Horner poi ha smentito un interesse Red Bull nei confronti di Binotto: “Non vedo quale ruolo avrebbe potuto svolgere da noi. Ovviamente lo scorso anno è stato difficile per lui in Ferrari, anche se hanno fatto un grande balzo in avanti. Forse avrà opportunità in qualche team più in basso in griglia”.

Horner ha raccontato il tutto almeno per un paio di motivi: destabilizzare una squadra che già di suo si destabilizza spesso (raccontare pubblicamente che Vasseur non era una prima scelta non è esattamete quel che serviva) e gonfiare un po’ il suo ego che è già abbastanza smisurato.

Che Christian Horner sia un grande gestore di uomini non abbiameo dubbi. La Red Bull l’ha praticamete creata sulle ceneri della Jaguar. Certo lo ha fatto con i denari di Herr Mateschitz e con il genio di Adrian Newey.

E qui mi viene da dire che la Ferrari abbia sbagliato il bersaglio: non doveva cercare Horner, ma rioprovarci una volta di più con Adrian Newey, offrendogli qualsiasi cosa.
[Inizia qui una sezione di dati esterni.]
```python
class StreamState:

    def __init__(self, batch_size, window_us, device):
        self.B, self.window_us, self.device = int(batch_size), int(window_us), torch.device(device)
        self.cap = 0
        self.state = None
        self.status = torch.zeros((1,), dtype=torch.int32, device=self.device)
        self.lane_count = torch.zeros((self.B,), dtype=torch.int32, device=self.device)
        self.image = None
        self._host = torch.zeros((self.B,), dtype=torch.int32).pin_memory()
        self._known = np.zeros((self.B,), np.int64)
        self._since = 0
        self._fresh = True

    def _alloc(self, cap):
        L = _lib.lib()
        nbytes = L.dagr_stream_state_bytes(self.B, cap)
        if nbytes == 0:
            raise RuntimeError(f"dagr_stream_state_bytes({self.B}, {cap}): out of range")
        return torch.empty(nbytes, dtype=torch.uint8, device=self.device)

    def reset(self):
        if self.state is not None:
            _lib.check(_lib.lib().dagr_stream_reset(_lib.ptr(self.state), self.B, self.cap, _lib.cur_stream(self.device)),
                       "stream_reset")
        self.status.zero_()
        self.lane_count.zero_()
        torch.cuda.current_stream(self.device).synchronize()
        self._host.zero_()
        self._known, self._since, self._fresh = np.zeros((self.B,), np.int64), 0, True

    def grow(self, cap):
# ... 432 lines not shown
                                                1 if pack.relu else 0, stream), "spline_conv_fused")
            return
        lda = (pack.K + 3) // 4 * 4
        _lib.check(L.dagr_spline_tap_aggregate(P(lvl.counts), lvl.T, P(lvl.rowptr), P(lvl.col), P(code),
                                               x, ldx, pack.cin, xskip, ldskip, pack.cskip, dom["rx"], dom["ry"],
                                               dom["den_x"], dom["den_y"], P(scratch), lda, stream), "tap_aggregate")
        _lib.check(L.dagr_gemm_bias_act(P(lvl.counts), lvl.T, P(scratch), lda, P(pack.Wm), pack.ldw, P(pack.bias),
                                        out, ldo, pack.K, pack.N, 1 if pack.relu else 0, stream), "gemm")

    def stage_graph(self, pos, batch, feat=None):
        N = int(pos.shape[0])
        self._alloc_events(N)
        self._N = N
        self._pos, self._batch = pos, batch
        self._nbr = (self.nbr_src[:N], self.nbr_code[:N], self.deg[:N])
        inputs = None
        if feat is not None and pos.dtype == torch.float32:
            self._feat_flat = feat.float().reshape(-1).contiguous()
            inputs = _lib.L0Inputs(feat=self._feat_flat.data_ptr(), pos_nodes=self.pos_n.data_ptr(),
                                   batch_nodes=self.batch_n.data_ptr(), x0=self.x0buf.data_ptr(), ldx0=self.x0_ld,
                                   col_feat=self.x0_feat_col, col_pos=self.x0_pos_col)
        self.graph.build(pos, batch, out=self._nbr, n_dev=self.n_dev if self._dev_mode else None, inputs=inputs)
        self._inputs_gathered = inputs is not None
        self._n_rows = N
        self._async_on = False

    def _nptr(self):
        return self.graph.node_count_ptr() if self._dev_mode else None

    def _sample(self, n_ptr, n_max, pos, batch, b64, fmap, out, coff):
        if self._feat_ready is not None:
            ready = self._feat_ready.get(id(fmap))
            if ready is None:
                raise RuntimeError("pipelined window: a sampled feature map has no ready-event (the image branch did not "
                                   "announce it) -- reading it would race with the image stream")
            torch.cuda.current_stream(self.device).wait_event(ready)
        Bf, C, h, w = fmap.shape
        nhwc = fmap.permute(0, 2, 3, 1)
        if not nhwc.is_contiguous():
            nhwc = nhwc.contiguous()
        self._keep.append(nhwc)
        _lib.check(self.L.dagr_sample_features(n_ptr, n_max, _lib.ptr(pos), _lib.ptr(batch), b64, _lib.ptr(nhwc), Bf, h,
                                               w, C, self.W, self.H, _lib.ptr(out), out.shape[1], coff,
                                               _lib.cur_stream(self.device)), "sample_features")

    def _fold_image_branch(self):
        import copy
        from torch.nn.utils.fusion import fuse_conv_bn_eval
        bb, head = self.model.backbone, self.model.head
        net = copy.deepcopy(bb.net).eval()
        cnn = copy.deepcopy(head.cnn_head).eval()

        def fold_block(blk):
            for ci, bi in (("conv1", "bn1"), ("conv2", "bn2"), ("conv3", "bn3")):
                if hasattr(blk, ci):
                    setattr(blk, ci, fuse_conv_bn_eval(getattr(blk, ci), getattr(blk, bi)))
                    setattr(blk, bi, torch.nn.Identity())
            if blk.downsample is not None:
                blk.downsample = torch.nn.Sequential(fuse_conv_bn_eval(blk.downsample[0], blk.downsample[1]))
        for name in ("layer1", "layer2", "layer3", "layer4"):
            for blk in getattr(net.module, name):
                fold_block(blk)
        for m in cnn.modules():
            if hasattr(m, "conv") and hasattr(m, "bn") and isinstance(m.bn, torch.nn.BatchNorm2d):
                m.conv = fuse_conv_bn_eval(m.conv, m.bn)
                m.bn = torch.nn.Identity()
                if isinstance(getattr(m, "act", None), torch.nn.SiLU) and m.conv.bias is not None:
                    m._bias = m.conv.bias.detach().clone().contiguous()
                    m.conv.bias = None
                    m.forward = types.MethodType(_baseconv_forward, m)
        net = net.to(memory_format=torch.channels_last)
        cnn = cnn.to(memory_format=torch.channels_last)
        for blkname in ("layer1", "layer2", "layer3", "layer4"):
            _gemmify_1x1(getattr(net.module, blkname))
            for blk in getattr(net.module, blkname):
                relu_convs = ("conv1", "conv2") if hasattr(blk, "conv3") else ("conv1",)
                for cname in relu_convs:
                    conv = getattr(blk, cname)
                    if isinstance(conv, _Conv1x1Gemm):
                        conv.relu = True
                    elif isinstance(conv, torch.nn.Conv2d) and conv.bias is not None:
                        setattr(blk, "_" + cname + "_bias", conv.bias.detach().clone().contiguous())
                        conv.bias = None
                blk.forward = types.MethodType(_bottleneck_forward if hasattr(blk, "conv3") else _basicblock_forward,
                                               blk)
        bn = net.module.bn1
        scale = (bn.weight.detach().float() / torch.sqrt(bn.running_var.detach().float() + bn.eps)).contiguous()
        shift = (bn.bias.detach().float() - bn.running_mean.detach().float() * scale).contiguous()
        net.module._stem_affine = (scale, shift)
        net.module.forward_features = types.MethodType(_resnet_features_forward, net.module)
        _gemmify_1x1(net.feature_dconv)
        _gemmify_1x1(net.output_dconv)
        self._net_f, self._cnn_f = net, cnn

    def _image_branch(self, image, on_feature=None):
        if self._net_f is None:
            self._fold_image_branch()
        bb, head = types.SimpleNamespace(net=self._net_f), types.SimpleNamespace(cnn_head=self._cnn_f)
        x = image.contiguous(memory_format=torch.channels_last)
        net = self._net_f
        if on_feature is not None:
            feats = [None] * len(net.feature_layers)

            def emit(name, t):
                if name in net.feature_layers:
                    j = net.feature_layers.index(name)
                    feats[j] = net.feature_dconv[j](t) if len(net.feature_dconv) > 0 else t
                    on_feature(j, feats[j])
            d = _resnet_features_forward(net.module, x, emit)
            outs = [d[l] for l in net.output_layers]
            if len(net.output_dconv) > 0:
                outs = [dconv(o) for o, dconv in zip(outs, net.output_dconv)]
        else:
            feats, outs = bb.net(x)
        outs = outs[-self.num_scales:]
        resized = [torch.nn.functional.interpolate(f, o) for f, o in zip(outs, self.out_sizes)]
        return feats, head.cnn_head(resized)

    def stage_image(self, image):
        self._keep = []
        self._img_feats, self._cnn_out = self._image_branch(image)

    def image_async(self, image, stream=None):
        cur = torch.cuda.current_stream(self.device)
        if stream is not None:
            self._img_stream = stream
        if self._img_stream is None:
            self._img_stream = torch.cuda.Stream(self.device)
        s = self._img_stream
        s.wait_stream(cur)
        with torch.cuda.stream(s):
            feats, cnn_out = self._image_branch(image)
            ev = torch.cuda.Event()
            ev.record(s)
        return feats, cnn_out, ev

    def _consume_image_handle(self, handle):
        feats, cnn_out, ev = handle
        cur = torch.cuda.current_stream(self.device)
        cur.wait_event(ev)
        for t in list(feats) + [o for v in cnn_out.values() for o in v]:
            t.record_stream(cur)
        self._keep = []
        self._img_feats, self._cnn_out = feats, cnn_out

    def stage_l0_input(self, feat):
        N = self._N
        x0 = self.x0buf[:N]
        g = self.graph
        if not self._inputs_gathered:
            f = feat.float().reshape(-1).contiguous()
            _lib.check(self.L.dagr_graph_gather_inputs(ctypes.byref(g.desc), _lib.ptr(g.workspace), _lib.ptr(self._pos),
                                                       _lib.ptr(f), N, _lib.ptr(self.pos_n), _lib.ptr(self.batch_n),
                                                       _lib.ptr(x0), self.x0_ld, self.x0_feat_col, self.x0_pos_col,
                                                       _lib.cur_stream(self.device)), "graph_gather_inputs")
        if self.use_image:
            self._sample(self._nptr(), N, self.pos_n, self.batch_n, 0, self._img_feats[0], x0, self.x0_img_col)
        self._x0 = x0

    def _conv_l0(self, pack, x, ldx, xskip, ldskip, out, ldo):
        L, P = self.L, _lib.ptr
        nbr_src, nbr_code, deg = self._nbr
        cin, cskip, w, s = pack
        d0 = self.dom[0]
        wx, tx, wy, ty = self.win0
        stream = _lib.cur_stream(self.device)
        if self.l0_tiles:
            cm, ce = self._l0_blocks[cin]
            _lib.check(L.dagr_spline_conv_l0_tiles_w(self.cout0, cm, ce, cskip, wx, tx, wy, ty, d0["rx"], d0["ry"],
                                                     d0["den_x"], d0["den_y"], self._N, self.graph.K, P(nbr_src), P(nbr_code),
                                                     P(deg), x, ldx, xskip, ldskip, P(w), P(s), 1, out, ldo, self._nptr(),
                                                     stream), "conv_l0_tiles")
        else:
            _lib.check(L.dagr_spline_conv_l0(cin, cskip, self.ntaps0, self._N, self.graph.K, self.ncodes0, P(nbr_src),
                                             P(nbr_code), P(deg), x, ldx, xskip, ldskip, P(self.tab0), P(w), P(s), 1,
                                             out, ldo, stream), "conv_l0")
# ... 581 lines not shown
```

Anche se oggi la Formula 1 non è più un one man show, lui sa esattamente come far funzionare un reparto tecnico. Oggi è rimasto l’ultimo uomo in grado di fare la differenza. Non Christian Horner o Toto Wolff. Lui solo Adrian Newey.

Ps: aspettiamoci presto una rivelazione di Toto Wolff in cui ammetterà di esser stato cercato dalla Ferrari. Mi meraviglierei del contrario.